Per-module help (typed flags, defaults, descriptions from ansible-doc): rocannon ansible.builtin.copy --help. Modules that support check mode also accept --check and --diff.

Profiles

A profile is a YAML file declaring inventory + modules (and, optionally, roles):

inventories:
  - ./hosts
modules:
  - ansible.builtin
  - community.docker
roles:                              # optional
  - my_namespace.my_collection.setup_web
roles_path: ./roles                 # optional, for standalone (non-collection) roles
ansible_cfg: ./ansible.cfg          # optional
vault_password_file: ~/.vault_pass  # optional
extra_envvars:                      # optional
  KUBECONFIG: ~/.kube/config

modules accepts a specific module (ansible.builtin.copy), a collection (ansible.builtin), or a namespace (community). Only Ansible modules become tools; filter, lookup, and other plugin types are skipped. Listing specific modules keeps the tool surface focused on what a task needs.

roles exposes Ansible roles as tools the same way. A role that ships a meta/argument_specs.yml is documented by ansible-doc just like a module, so its main entry point's arguments become the tool's typed parameters; ansible validates them at run time. Roles without an argument spec are skipped (they have no typed interface to expose). Collection roles resolve by FQCN. For a standalone role, set roles_path (it resolves against the profile's own directory, like inventories) and list the role by its directory name, for example roles: [setup_web] with roles_path: ./roles. The role's tool name is that same name.

Modules with third-party Python dependencies (for example community.crypto needs cryptography, community.docker needs the docker SDK, network_cli connections need paramiko or ansible-pylibssh) require those installed in the same environment as Rocannon. The scaffolded quickstart inventory pins ansible_python_interpreter to that environment so localhost runs use it; set the same for other hosts if their modules need extra libraries.

Process environment variables do not carry into a local-connection task, so connection details have to be passed as module arguments.
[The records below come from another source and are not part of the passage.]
@@ -197,12 +250,12 @@
         const bool reset = reset_every_ > 0 && (step0_ + k) % reset_every_ == 0;
         int avail = n_steps_ - k;
         if (reset_every_ > 0) { const int to_reset = reset_every_ - (step0_ + k) % reset_every_; if (to_reset < avail) avail = to_reset; }
-        const int n = (run_cap_ > 2 && avail >= run_cap_) ? run_cap_ : (run_cap_ >= 2 && avail >= 2) ? 2 : 1;
+        const int n = (long_cap_ > 0 && avail >= long_cap_) ? long_cap_ : (run_cap_ > 2 && avail >= run_cap_) ? run_cap_ : (run_cap_ >= 2 && avail >= 2) ? 2 : 1;
         const bool last = k + n >= n_steps_;
         const int acq = k == 0 ? 1 : kAcq;
         Packet *pk = g.packet;
         if (reset) {
-            if (split_ && pending_) *pk++ = Packet{i_prev_, o_ * KO + render_only(pending_), kAcq, kRel};
+            if (split_ && pending_) *pk++ = Packet{i_prev_, render_kind(o_, pending_), kAcq, kRel};
             *pk++ = Packet{i, o_ * KO + (split_ ? kRn : kR), acq, kRel};
         }
         const int rendered = reset ? 0 : pending_;
@@ -212,8 +265,9 @@
         bool round = false;
         for (int j = 0; j < n; ++j) round = round || (step0_ + k + j) % ring_ == 0;
         const int rel = (obs_wb_ && round) ? 1 : kRel;
-        *pk++ = Packet{i, o_ * KO + base, reset ? kAcq : acq, rel};
-        if (split_ && last) *pk++ = Packet{i, (1 - o_) * KO + render_only(n), kAcq, kRel};
+        const int kind = (n == kLongRun || rendered == kLongRun) ? long_kind(o_, n, rendered) : o_ * KO + base;
+        *pk++ = Packet{i, kind, reset ? kAcq : acq, rel};
+        if (split_ && last) *pk++ = Packet{i, render_kind(1 - o_, n), kAcq, kRel};
         g.n_packets = (int)(pk - g.packet);
         g.step = k; g.steps = n; g.reset = reset;
 #if SSD_RING_EVERY > 1
@@ -230,10 +284,11 @@
     int orientation() const { return o_; }
     int longest() const { return longest_; }
     static constexpr int render_only(int rendered) { return rendered == 1 ? (int)kB : run_kind(0, rendered); }
+    static constexpr int render_kind(int o, int rendered) { return rendered == kLongRun ? long_kind(o, 0, rendered) : o * kKindsPerO + render_only(rendered); }
 
 private:
     int n_steps_, step0_, reset_every_, ring_, slots_;
-    bool split_; int run_cap_; bool coherent_, obs_wb_;
+    bool split_; int run_cap_, long_cap_; bool coherent_, obs_wb_;
     int kAcq, kRel;
     int o_;
     int k_ = 0;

For example community.docker on a non-default socket (Colima, OrbStack, rootless Podman) needs the socket as the module's docker_host argument, not DOCKER_HOST.

Multiple profiles can live under .rocannon/profiles/:

.rocannon/profiles/
├── box1.yml
├── box2.yml
└── default.yml -> box1.yml
rocannon mcp serve                     # uses default.yml
rocannon mcp serve --profile box2

The active profile can be switched at runtime via three MCP tools: rocannon_list_profiles, rocannon_current_profile, rocannon_use_profile. The tool surface is the union of every profile's modules; a call to a module that isn't in the active profile returns a structured error pointing at rocannon_use_profile.

MCP clients

A working .mcp.json ships at the repo root. Per-client snippets are in examples/clients/.

Client Config location
Claude Code .mcp.json at project root, or claude mcp add
Claude Desktop macOS: ~/Library/Application Support/Claude/claude_desktop_config.json
Cursor .cursor/mcp.json or ~/.cursor/mcp.json
mcphost ~/.mcphost.yml or --config <path>
IBM Bob .bob/mcp.json or ~/.bob/mcp_settings.json

All share the standard mcpServers envelope pointing at rocannon mcp serve --profile <your-profile.yml>.

Development

git clone https://github.com/msradam/rocannon.git
cd rocannon
uv sync
./tests/check.sh                # ruff format + lint + mypy + pytest
uv run pytest -m integration    # opt-in: spins up a real UBI9 container

See ARCHITECTURE.md for how the pieces fit together.

Rocannon is developed with AI assistance.

The name

Ursula K. Le Guin coined the word "ansible" in her 1966 novel Rocannon's World. The gryphon is a nod to the Windsteeds that Rocannon and his companions ride.